Columbia County Tax Commissioner Kay Allen hangs a picture in her new office in Building C at the Columbia County Government Complex.
Photo by Jim Blaylock
The Columbia County Government Complex is fully occupied, for now.
The Columbia County Tax Commissioner's Office took over the last open space early last week when it moved into its now home on the second floor of Building C at the complex on Ronald Reagan Drive.
Building C was completed last November, but Columbia County Tax Commissioner Kay Allen held off on leaving her former headquarters in Appling.
"The tax commissioner waited to move until January, because Kay Allen thought it would be better to wait and avoid any confusion with people trying to pay their property taxes," said Mark Chostner, the county's facility planning construction manager.
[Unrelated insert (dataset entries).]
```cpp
namespace mrs {
namespace qi {
__global__ void __launch_bounds__(256) qi_gather_rows_kernel(const char *__restrict__ src, char *__restrict__ dst, int T, int R, int S, int mode, const int *__restrict__ sorted,
                                                             int tk, int *__restrict__ inv, size_t off1s, size_t off2s, size_t off1d, size_t off2d) {
  const int r = blockIdx.x, route = sorted[r], t = route / tk;
  if (threadIdx.x == 0 && inv) inv[route] = r;
  if (mode == ACT_Q80) {
    for (int i = threadIdx.x; i < S * 16; i += 256) {
      const int sb = i >> 4, ch = i & 15;
      *(v4u *)(dst + ((size_t)sb * R + r) * 256 + ch * 16) = *(const v4u *)(src + ((size_t)sb * T + t) * 256 + ch * 16);
    }
    for (int i = threadIdx.x; i < S * 8; i += 256) ((float *)(dst + off2d))[(size_t)i * R + r] = ((const float *)(src + off2s))[(size_t)i * T + t];
  } else {
    for (int i = threadIdx.x; i < S * 32; i += 256) {
      const int sb = i >> 5, ch = i & 31;
      *(v4u *)(dst + ((size_t)sb * R + r) * 512 + ch * 16) = *(const v4u *)(src + ((size_t)sb * T + t) * 512 + ch * 16);
    }
    for (int i = threadIdx.x; i < S * 2; i += 256) {
      const int sb = i >> 1, ch = i & 1;
      *(v4u *)(dst + off2d + ((size_t)sb * R + r) * 32 + ch * 16) = *(const v4u *)(src + off2s + ((size_t)sb * T + t) * 32 + ch * 16);
    }
    for (int sb = threadIdx.x; sb < S; sb += 256) ((float *)(dst + off1d))[(size_t)sb * R + r] = ((const float *)(src + off1s))[(size_t)sb * T + t];
  }
}
__global__ void __launch_bounds__(256) moe_fold_exact_kernel(float *__restrict__ h, float rs, const float *__restrict__ y, const int *__restrict__ inv, const float *__restrict__ w,
                                                            int d, int tk) {
  const int t = blockIdx.x;
  for (int n = threadIdx.x * 4; n < d; n += 1024) {
    float4 v = *(const float4 *)(h + (size_t)t * d + n);
    for (int sl = 0; sl < tk; ++sl) {
      const float ws = w[(size_t)t * tk + sl], sc = sl == 0 ? rs : 1.0f;
      const float4 yy = *(const float4 *)(y + (size_t)inv[(size_t)t * tk + sl] * d + n);
      v.x = v.x * sc + yy.x * ws; v.y = v.y * sc + yy.y * ws; v.z = v.z * sc + yy.z * ws; v.w = v.w * sc + yy.w * ws;
    }
    *(float4 *)(h + (size_t)t * d + n) = v;
  }
}
__global__ void __launch_bounds__(256) resid_scale_add_kernel(float *__restrict__ h, float rs, const float *__restrict__ y, size_t n) {
  for (size_t i = ((size_t)blockIdx.x * 256 + threadIdx.x) * 4; i < n; i += (size_t)gridDim.x * 1024) {
    if (i + 4 <= n) {
      float4 a = *(float4 *)(h + i); const float4 b = *(const float4 *)(y + i);
      a.x = a.x * rs + b.x * 1.0f; a.y = a.y * rs + b.y * 1.0f; a.z = a.z * rs + b.z * 1.0f; a.w = a.w * rs + b.w * 1.0f;
      *(float4 *)(h + i) = a;
    } else for (size_t j = i; j < n; ++j) h[j] = h[j] * rs + y[j] * 1.0f;
  }
}
}
}
extern "C" int mrs_qi_gather_rows(int w_type, const void *act_src, int T, void *act_dst, int R, int K, const int *sorted_routes, int top_k, int *inv, void *stream) {
  if (!act_src || !act_dst || !sorted_routes || T <= 0 || R <= 0 || K <= 0 || K % 256 || top_k <= 0 || !qi::qi_type(w_type)) return -1;
  _Float16 *qs, *bs, *qd, *bd; float *ys, *yd;
  qi_split((void *)act_src, T, K, &qs, &ys, &bs);
  qi_split(act_dst, R, K, &qd, &yd, &bd);
  hipLaunchKernelGGL(qi::qi_gather_rows_kernel, dim3(R), dim3(256), 0, (hipStream_t)stream, (const char *)act_src, (char *)act_dst, T, R, K / 256, dec2::act_mode_for(w_type),
                     sorted_routes, top_k, inv, (size_t)((char *)ys - (char *)qs), (size_t)((char *)bs - (char *)qs), (size_t)((char *)yd - (char *)qd), (size_t)((char *)bd - (char *)qd));
  return 0;
}
extern "C" int mrs_moe_fold_exact(float *h, float resid_scale, const float *y_sorted, const int *inv, const float *weights, int T, int d, int top_k, void *stream) {
  if (!h || !y_sorted || !inv || !weights || T <= 0 || d <= 0 || d % 4 || top_k <= 0) return -1;
  hipLaunchKernelGGL(qi::moe_fold_exact_kernel, dim3(T), dim3(256), 0, (hipStream_t)stream, h, resid_scale, y_sorted, inv, weights, d, top_k);
  return 0;
}
extern "C" int mrs_resid_scale_add_f32(float *h, float resid_scale, const float *y, size_t n, void *stream) {
  if (!n) return 0;
  size_t g = (n / 4 + 255) / 256; if (g > 2048) g = 2048; if (g < 1) g = 1;
  hipLaunchKernelGGL(qi::resid_scale_add_kernel, dim3((unsigned)g), dim3(256), 0, (hipStream_t)stream, h, resid_scale, y, n);
  return 0;
}

#include "dec_attn.cuh"
namespace mrs {
namespace qi {
template <int G, class CT, bool ONE>
__global__ void __launch_bounds__(256) prefill_attn_exact_kernel(const dec::AttnArgs a, const int qw) {
  extern __shared__ __attribute__((aligned(16))) char smem[];
  constexpr int HD = 128;
  const int tid = tid_opaque(), lane = tid & 63, wave = __builtin_amdgcn_readfirstlane(tid >> 6);
  const int kvh = blockIdx.x, tile = (int)gridDim.y - 1 - (int)blockIdx.y;
  const int T = a.num_seqs, ms = a.max_splits, bpw = a.bpw;
  const int t0 = (tile * 4 + wave) * qw, nq = min(qw, T - t0);
  if (nq <= 0) return;
  const size_t per_wave = (size_t)qw * G * HD * 2 + G * 32 + (size_t)qw * G * ms * 2 + (size_t)qw * G * 64;
  float *q_s = (float *)smem + wave * per_wave, *p_s = q_s + (size_t)qw * G * HD, *acc = p_s + G * 32, *ml = acc + (size_t)qw * G * HD, *sall = ml + (size_t)qw * G * ms * 2;
  int ctx_max = 0;
  for (int i = 0; i < nq; ++i) {
    const float *qg = a.q + (size_t)(t0 + i) * a.q_stride + (size_t)kvh * G * HD;
    for (int k = lane * 4; k < G * HD; k += 256) *(float4 *)(q_s + (size_t)i * G * HD + k) = *(const float4 *)(qg + k);
    for (int k = lane; k < G * HD; k += 64) acc[(size_t)i * G * HD + k] = 0.f;
// ... 295 lines not shown
```

Baseline: 533.4 tokens/s.

## Use int8 MFMA for Q4_K GEMM with integer sub-block scale accumulation

The Q4_K tiled GEMM now multiplies raw int8 activations against 4-bit weight nibbles with the i32 32x32x32 int8 MFMA, instead of dequantizing weights to fp16 and using fp16 MFMA. Per-sub-block scales are applied as integer multiply-adds, so the result matches the reference int8-dot arithmetic. The quantize kernel also writes a permuted int8 copy of the activations, the activation buffer grows, and the Q4_K LDS staging halves. The gather kernel copies the new section too. This adds activation-write traffic on every quantize call, and since this kernel is the batched-tile path, decode at batch 1 may not use it much.

After: 533.4 tokens/s. No clear change (-0.0%).

```diff
diff --git a/mistral.rs_amd/csrc/ext_gemm_qi.hip b/mistral.rs_amd/csrc/ext_gemm_qi.hip
--- a/mistral.rs_amd/csrc/ext_gemm_qi.hip
+++ b/mistral.rs_amd/csrc/ext_gemm_qi.hip
@@ -12,6 +12,8 @@
 typedef _Float16 h8 __attribute__((ext_vector_type(8)));
 typedef float f16v __attribute__((ext_vector_type(16)));
 typedef float f2 __attribute__((ext_vector_type(2)));
+typedef int i4v __attribute__((ext_vector_type(4)));
+typedef int i16v __attribute__((ext_vector_type(16)));
 
 constexpr int REC_Q4K = 4096 + 512 + 128, REC_Q6K = 8192 + 512 + 128, REC_Q5K = REC_Q6K;
 __host__ __device__ constexpr int rec_bytes_qi(int type) { return type == T_Q4_K ? REC_Q4K : REC_Q6K; }
@@ -103,7 +105,7 @@
 
 struct QuantArgs {
   const float *x, *x2; int ldx; const float *norm_w; float eps; int K, T;
-  _Float16 *qf; float *yd; _Float16 *bsf;
+  _Float16 *qf; float *yd; _Float16 *bsf; int8_t *q8;
   float *xtmp;
   int mode;
 };
@@ -148,6 +150,8 @@
 #pragma unroll
     for (int jj = 0; jj < 8; ++jj) o[jj] = (_Float16)(float)q[perm8(jj)];
     *(h8 *)(a.qf + ((size_t)sb * a.T + t) * 256 + g8 * 8) = o;
+    const int s4 = g8 & 3, p4 = s4 == 1 ? 2 : s4 == 2 ? 1 : s4;
+    *(v2u *)(a.q8 + ((size_t)sb * a.T + t) * 256 + ((g8 & ~3) + p4) * 8) = *(const v2u *)q;
   }
   for (int i = tid; i < S * 16; i += NT) {
     const int sb = i >> 4, r = i & 15;
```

Allen shares Building C with the county tax assessor's office, information technology division and finance department. Like the superior court clerk's office and probate court, Allen will keep a satellite office in Appling. That location will be open Tuesdays only.
Now that Building C is full, nearby Building B will soon be losing one its busiest offices.
In December, county commissioners approved moving the state Department of Motor Vehicle Safety driver's license office out of the government complex and into a shopping center on Evans-to-Locks Road.
The 1,480-square-foot storefront in the former Food Lion Plaza is nearly 600 square feet larger than the driver's license bureau's current office. The new location also offers much more parking for the 150 people that the bureau sees on average each day.
Boxes of tax records are moved into the Columbia County Tax Office in Building C at the Evans Government Complex.
Photo by Jim Blaylock
Funded through one-cent sales tax, or SPLOST, money, Building C cost $2.8 million to build. But as the county grows, Building C may also expand.
"In the next SPLOST we're looking at a couple of things," Chostner said. "That building is designed to grow to the west toward Washington Road. It's designed for about another 15,000 square feet. It's set up like that based on our rate of growth."
The next sales-tax referendum in July also may ask voters to approve funds for a new emergency-management operations center, Chostner said.
"When the county grows, the government needs to be able to grow to support them," he said. "That's a good thing, I think."